Wow! Thats brilliant!

Might give it a go lol, wont look as good as that though!


----------



## RasperAndy (Sep 21, 2007)

Catherine896 said:


> Wow! Thats brilliant!
> 
> Might give it a go lol, wont look as good as that though!


yes it will, just take your time and get stuck in : victory:

i really enjoyed making it, and might be making another soon :lol2:


----------



## sandwell-x (Sep 2, 2008)

thats really good, 

i must start mine soon i keep saying i will but i havent got around to do it


----------



## reptiles_galore (Aug 13, 2008)

thats brilliant


----------



## MightyScouse (Dec 4, 2008)

How did you make the stone columns mate can you pm me, am in the middle of making a viv set up for some leo's and i want to make some rocks.


----------



## Corsetts (Dec 8, 2008)

That's a stunning viv :notworthy:

I'm looking for inspiration at the moment as I want to avoid the "sterile" look.
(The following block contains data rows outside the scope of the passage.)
# catniplab/vlgp

Hardware: AMD Instinct MI355X
Metric: EM iterations/sec (higher is better)
Workload: dtype f64

## Files before the change

### vlgp_amd/csrc/api.hip

```cpp
#include <stdarg.h>
#include <stdio.h>
#include <stdlib.h>
#include <string.h>

#include <chrono>

#include <algorithm>
#include <new>

#include "ctx.h"

static thread_local std::string g_create_err;

int vlgp_fail(vlgp_ctx* ctx, int code, const char* fmt, ...) {
    char buf[1024];
    va_list ap;
    va_start(ap, fmt);
    vsnprintf(buf, sizeof(buf), fmt, ap);
    va_end(ap);
    if (ctx) ctx->err = buf;
    else g_create_err = buf;
    return code;
}

// ... 117 lines not shown
    if (us->is(a.kinds)) return VLGP_OK;
    if (us->is(SET_REPLICATED) && &a != &admit_vlgp_replicate)
        return vlgp_fail(ctx, VLGP_ERR_STATE, "%s refuses a replicated set (leave-one-out replicas of set %d: "
                         "E-step, download, loglik and free only)", a.what, us->rep.src);
    return vlgp_fail(ctx, VLGP_ERR_STATE, a.refusal, set);
}

enum : unsigned {
    OPEN_COLLECT = 1,
    OPEN_STALE = 2,
    OPEN_JOIN = 4,
    OPEN_WAIT = 8,
    OPEN_PARAMS = 16,
    OPEN_DEVICE = 32,
    OPEN_EMPTY = 64,
};
#define NEED_PARAMS(ctx) \
    if (!(ctx)->have_params) return vlgp_fail(ctx, VLGP_ERR_STATE, "parameters not set (vlgp_set_params)")
static int open_set(vlgp_ctx* ctx, int set, unsigned how, UnitSet** out, const Admission* a) {
    NEED_CTX(ctx);
    if (how & OPEN_COLLECT) CHK(vlgp_prior_collect(ctx));
    if (how & OPEN_STALE) ctx->hmom_us = nullptr;
    if (how & OPEN_JOIN) CHK(vlgp_join_m(ctx));
    if (how & OPEN_WAIT) {
        CHK(wait_norms(ctx));
        if (ctx->m_pending) HIPCHK(ctx, hipEventSynchronize(ctx->ev_m_done));
    }
    if (how & OPEN_PARAMS) NEED_PARAMS(ctx);
    if (how & OPEN_DEVICE) HIPCHK(ctx, hipSetDevice(ctx->dev));
    if (!(*out = vlgp_get_set(ctx, set, !(how & OPEN_EMPTY)))) return VLGP_ERR_ARG;
    return a ? admit(ctx, set, *out, *a) : VLGP_OK;
}
static int open_pair(vlgp_ctx* ctx, int src, int dst, bool bad_args, const char* bad, UnitSet** s, UnitSet** d) {
    CHK(open_set(ctx, src, OPEN_STALE | OPEN_JOIN | OPEN_DEVICE, s, nullptr));
    if (!(*d = vlgp_get_set(ctx, dst, false))) return VLGP_ERR_ARG;
// ... 51 lines not shown

static void free_set(vlgp_ctx* ctx, UnitSet& us) {
    if (!us.valid) return;
    (void)hipStreamSynchronize(ctx->stream);
    auto fr = [](void* p) { if (p) (void)hipFree(p); };
    if (us.is(SET_REPLICATED)) {
        Replicas& r = us.rep;
        fr(us.mu); fr(us.v); fr(us.w); fr(r.d_ch); fr(r.d_pair); fr(r.d_mask); fr(r.d_wconst); fr(r.d_nobs); fr(r.d_xa);
        ctx->sets[r.src].rep_users--;
        us.d_xb = nullptr;
    } else if (!us.alias) {
        fr(us.y); fr(us.x); fr(us.mu); fr(us.v); fr(us.w);
    }
    fr(us.dmu); fr(us.d_off); fr(us.d_src_start); fr(us.d_unit_prior); fr(us.d_xb); fr(us.d_scratch); fr(us.d_mu_stash);
    fr(us.d_links);
    us = UnitSet();
}

static void free_with_tiling_cuts(vlgp_ctx* ctx, int set) {
    for (auto& other : ctx->sets)
        if (other.valid && other.is(SET_TILING) && other.parent == set) free_set(ctx, other);
    free_set(ctx, ctx->sets[set]);
}
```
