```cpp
struct BandState {
    BandPlan B = {};
    int64_t nnz = 0;
    double *AB = nullptr;
    int *piv = nullptr, *info = nullptr;
    long long *col = nullptr;
    double *val = nullptr;
    double *z = nullptr;
    int threads = 0;
    bool valid = false;
    double shift = 0.0;
};

struct ksfd_handle {
    ksfd_config cfg;
    int32_t lig_group[KSFD_MAXL];
    double lig_w[KSFD_MAXL], lig_s[KSFD_MAXL], lig_gamma[KSFD_MAXL], lig_D[KSFD_MAXL];
    double grp_alpha[KSFD_MAXL], grp_beta[KSFD_MAXL];
    KGeom G;
    KPhys P;
    KPhys Pst[4];
    bool Pst_valid[4] = { false, false, false, false };
    KVec kv;
    int rank = 0, size = 1, device = 0;
    bool ring = false;
    int64_t slow0 = 0;
    hipStream_t st = nullptr;
    hipStream_t st_comm = nullptr;
    hipEvent_t ev_ready = nullptr, ev_halo = nullptr;
    bool overlap = true;
    Transport *tr = nullptr;
    std::string err;

    int64_t vlen = 0;
    double *u = nullptr, *usave = nullptr, *Z = nullptr, *bvec = nullptr, *Y = nullptr, *V = nullptr;
    double *t1 = nullptr, *t2 = nullptr, *t3 = nullptr, *errv = nullptr;
    double *ckpt = nullptr;
    double *bstore = nullptr;
    bool spec_guess = true;
    int guess_max = getenv("KSFD_GUESS_MAX") ? std::max(1, std::min(atoi(getenv("KSFD_GUESS_MAX")), 3)) : 2;
    bool spec_predict = true;
    long long n_predicted = 0;
    long long n_residual = 0;
    long long n_host_sync = 0;
    SpecState spec;
    ksfd_ctl::StepMemo memo, ckpt_memo;
    double spec_from = 0.1;
    bool ckpt_valid = false;
    double *Gb = nullptr, *dGb = nullptr;
    double *coef = nullptr;
    bool use_frozen = true;
    bool coef_fresh = false;
    double *flat = nullptr;
    double *src[4][KSFD_MAXL + 1];
    double *part = nullptr;
    double *dres = nullptr;
    double *hres = nullptr;
    double *hres_dev = nullptr;
    unsigned long long *pub_flag = nullptr, *pub_flag_dev = nullptr, pub_seq = 0;
    unsigned int *pub_count = nullptr;
    bool zero_copy = true;
    int restart_alloc = 0;
    bool restart_grow = true;
    int nblk_vec = 0;
    bool have_err = false;

    int use_fused = 1;
    int yseg = 48;
    int yseg_jvp = 16;
    int zseg = 32;

    bool profiling = false;
    int prof_only = -1;
    std::vector<EvPair> pending;
    std::vector<hipEvent_t> pool;
    ksfd_profile prof;
    double bytes_acc = 0.0;

    double *gm_dev = nullptr;
    double *gm_host = nullptr;
    std::vector<hipEvent_t> gm_ev;
    int async_mode = 0;

    double *Zb = nullptr;
    double *pvec = nullptr;
    int poly_deg = 0;
    double poly_alpha[8];
    double poly_shift = -1.0;
    int poly_max_deg = 6;
    double mg_threshold = 75.0;
    double poly_target = 0.02;
    float *coef32 = nullptr;
    bool rhs_carry = true;
    bool fuse_stage = true;
    bool j3l_attr_set = false, j3l_usable = false;
    bool rhs3d_strip = true;
    bool poly_fp32 = true;

    hipStream_t st_io = nullptr;
    double *snap_dev[2] = { nullptr, nullptr }, *snap_host[2] = { nullptr, nullptr };
    hipEvent_t snap_ready[2] = { nullptr, nullptr }, snap_done[2] = { nullptr, nullptr };
    bool snap_busy[2] = { false, false };
    int snap_next = 0;

    struct RecSpace { bool valid = false; int vb = 0, zb = 0, k = 0, pc = 0; std::vector<double> H; };
    RecSpace rec[4];
    int rec_vtop = 0, rec_ztop = 0;
    int rec_mode = 1;
    int rec_keep = 3;
    bool rhs_dots = true;
    bool rec_mg = false;

    int dr_keep = 0;
    bool dr_carry = false;
    double *dr_P = nullptr, *dr_Phost = nullptr;
    struct DrKept { bool valid = false; int kk = 0, pc = -1; double shift = 0.0, shift_pc = 0.0; std::vector<double> H; };
    DrKept dr;
    ksfd_deflation_stats dr_stats = {};

    LUState lu;
    BandState band;
    MGCoarse mgc;

    std::vector<MGLevel> mg;
    bool sf_auto = true;
    bool mg_fp32 = true;
    bool mg_use32 = false;
    bool mg_graph_f32 = false;
    bool mg_warm_power = true;
    bool mg_fuse = true;
    bool mg_ok = false;
    double mg_shift = -1.0;
    bool mg_coef_valid = false;
    int64_t mg_agg = 0;
    hipGraphExec_t mg_graph = nullptr;
    double mg_graph_shift = -1.0, mg_graph_bytes = 0.0;
    const void *mg_graph_x = nullptr;
    bool capturing = false, mg_use_graph = true;
    int mg_nu = 2, mg_ncoarse = 400, mg_power_its = 8;
    double mg_ratio = 6.0, mg_coarse_tol = 0.3;

    double At[4][4], Ginv[4][4], bt[4], b2t[4], asum[4];
};

#define GAMMA_RA 4.3586652150845900e-01

static int fail(ksfd_handle *h, int code, const char *fmt, ...)
{
    char buf[512];
    va_list ap;
    va_start(ap, fmt);
    vsnprintf(buf, sizeof buf, fmt, ap);
    va_end(ap);
    if (h) h->err = buf; else g_create_error = buf;
    return code;
}
#define HIPCHK(h, call)                                                                                   \
    do {                                                                                                  \
        hipError_t e_ = (call);                                                                           \
        if (e_ != hipSuccess) return fail(h, KSFD_EHIP, "%s failed: %s (%s:%d)", #call, hipGetErrorString(e_), __FILE__, __LINE__); \
    } while (0)

static hipEvent_t ev_get(ksfd_handle *h)
{
    if (!h->pool.empty()) { hipEvent_t e = h->pool.back(); h->pool.pop_back(); return e; }
    hipEvent_t e;
    hipEventCreate(&e);
    return e;
}
struct Scope {
    ksfd_handle *h; EvPair p; bool on;
    Scope(ksfd_handle *h_, int cls, double bytes, double alg = -1.0) : h(h_), on(h_->profiling && !h_->capturing && (h_->prof_only < 0 || h_->prof_only == cls))
    {
        h->bytes_acc += bytes;
        h->prof.bytes[cls] += bytes;
        h->prof.alg_bytes[cls] += alg < 0.0 ? bytes : alg;
        h->prof.launches[cls] += 1;
        if (on) { p.a = ev_get(h); p.b = ev_get(h); p.cls = cls; hipEventRecord(p.a, h->st); }
    }
    ~Scope() { if (on) { hipEventRecord(p.b, h->st); h->pending.push_back(p); } }
};
static void prof_resolve(ksfd_handle *h)
{
    if (h->pending.empty()) return;
    hipStreamSynchronize(h->st);
    for (auto &p : h->pending) {
        float ms = 0.f;
        if (hipEventElapsedTime(&ms, p.a, p.b) == hipSuccess) h->prof.ms[p.cls] += ms;
        h->pool.push_back(p.a);
        h->pool.push_back(p.b);
    }
    h->pending.clear();
}

static inline dim3 vgrid(const ksfd_handle *h) { return dim3(h->nblk_vec, h->G.F); }
static inline double vbytes(const ksfd_handle *h, double nvec) { return nvec * 8.0 * (double)h->G.F * (double)h->G.nloc; }

static void build_tableau(ksfd_handle *h)
{
    static const double A[4][4] = { { 0, 0, 0, 0 }, { 8.7173304301691801e-01, 0, 0, 0 },
                                    { 8.4457060015369423e-01, -1.1299064236484185e-01, 0, 0 }, { 0, 0, 1., 0 } };
    static const double Gm[4][4] = { { GAMMA_RA, 0, 0, 0 }, { -8.7173304301691801e-01, GAMMA_RA, 0, 0 },
                                     { -9.0338057013044082e-01, 5.4180672388095326e-02, GAMMA_RA, 0 },
                                     { 2.4212380706095346e-01, -1.2232505839045147e+00, 5.4526025533510214e-01, GAMMA_RA } };
    static const double b[4] = { 2.4212380706095346e-01, -1.2232505839045147e+00, 1.5452602553351020e+00, GAMMA_RA };
// ... 61 lines not shown
```

ksfd_amd/csrc/krylov.hip.h:

```cpp
#pragma once
#include "krylov_small.h"
static int est_lambda_max(ksfd_handle *h, double shift, int nits)
{
    int rc;
    if (!h->pvec) {
        if (alloc_d(h, &h->pvec, h->vlen)) return KSFD_ENOMEM;
        const int nb = blocks_for(h->vlen);
        hipLaunchKernelGGL(k_hash_fill, dim3(nb), dim3(KSFD_BLOCK), 0, h->st, (long long)h->vlen, h->pvec);
        if ((rc = op_multidot(h, h->pvec, h->pvec, 0))) return rc;
        const double n0 = sqrt(h->hres[0]);
        const double *xs[1] = { h->pvec }; double a[1] = { 1.0 / n0 };
        if ((rc = op_lincomb(h, 1, xs, a, h->pvec))) return rc;
    }
    double lamA = 0.0;
    for (int it = 0; it < nits; it++) {
        if ((rc = op_jvp_frozen_halo(h, h->pvec, 1, shift, h->t3))) return rc;
        if ((rc = op_multidot(h, h->t3, h->t3, 0))) return rc;
        lamA = sqrt(h->hres[0]);
        if (!(lamA > 0.0) || lamA != lamA) return fail(h, KSFD_ENAN, "power iteration on the Jacobian broke down");
        const double *xs[1] = { h->t3 }; double a[1] = { 1.0 / lamA };
        if ((rc = op_lincomb(h, 1, xs, a, h->pvec))) return rc;
    }
    const double est = lamA - shift;
    h->memo.lamJ = est > 0.0 ? est : 0.0;
    return KSFD_OK;
}

static void poly_setup(ksfd_handle *h, double shift)
{
    h->poly_shift = shift;
    h->poly_deg = ksfd_krylov::cheb_setup(h->memo.lamJ, shift, h->poly_target, h->poly_max_deg, h->poly_alpha);
}

static int poly_apply(ksfd_handle *h, double shift, double *v, double *z)
{
    int rc;
    const int d = h->poly_deg;
    const double *al = h->poly_alpha;
    if (h->poly_fp32 && h->coef32 && fused_ok(h)) {
        const float *C = h->coef32;
        float *tf[2] = { reinterpret_cast<float *>(h->t1), reinterpret_cast<float *>(h->t2) };
        const double *nod = nullptr;
        if (d == 1) return jvp2d_halo_t<float, double, double, double>(h, C, v, 4, shift, z, nod, al[0], al[1] / shift);
        if ((rc = jvp2d_halo_t<float, double, double, float>(h, C, v, 4, shift, tf[0], nod, al[d - 1], al[d] / shift))) return rc;
        int cur32 = 0;
        for (int i = d - 2; i >= 1; i--) {
            if ((rc = jvp2d_halo_t<float, float, double, float>(h, C, tf[cur32], 3, shift, tf[cur32 ^ 1], (const double *)v, al[i], 1.0 / shift))) return rc;
            cur32 ^= 1;
        }
        return jvp2d_halo_t<float, float, double, double>(h, C, tf[cur32], 3, shift, z, (const double *)v, al[0], 1.0 / shift);
    }
    double *tmp[2] = { h->t1, h->t2 };
    double *cur = (d == 1) ? z : tmp[0];
    if ((rc = op_jvp_frozen_halo(h, v, 4, shift, cur, nullptr, al[d - 1], al[d] / shift))) return rc;
    int flip = 1;
    for (int i = d - 2; i >= 0; i--) {
        double *nxt = (i == 0) ? z : tmp[flip];
        if ((rc = op_jvp_frozen_halo(h, cur, 3, shift, nxt, v, al[i], 1.0 / shift))) return rc;
        cur = nxt;
        flip ^= 1;
    }
    return KSFD_OK;
}
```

I may well have a go at something like that, looks fantastic.

Love the flamethrower idea, that's genius :2thumb:

Cheers

Chris


----------



## RasperAndy (Sep 21, 2007)

thanks everyone : victory:


----------



## Seth (Oct 9, 2007)

How would you actually clean it? Like wet paper towel and scrub it?
Thanks


----------



## RasperAndy (Sep 21, 2007)

Seth said:


> How would you actually clean it? Like wet paper towel and scrub it?
> Thanks


yes, 

plus its removeable so if anything gets damaged i can remove it and repair it then place it back in : victory:


----------



## Seth (Oct 9, 2007)

Thanks I might build one myself. I already have build just like little fake rocks like that but never a whole backround. For some reason i thought that when the beardie went poo and you tried to clean it it would either like rub off the sand or paint or somethign bad.


----------



## kit (Nov 4, 2008)

thats a great viv mate well done ever thought of makeing them to sell?:no1:


----------



## HadesDragons (Jun 30, 2007)

Great job - I bet your beardie will love it!


----------



## RasperAndy (Sep 21, 2007)

kit said:


> thats a great viv mate well done ever thought of makeing them to sell?:no1:


thanks for the compliment,

a few have mentioned it , but i think it would be a hard to transport something 4ft long and made out of grout/sand without getting damaged 

would need to think about it for a while


----------



## RasperAndy (Sep 21, 2007)

HadesDragons said:


> Great job - I bet your beardie will love it!


thanks Andy


----------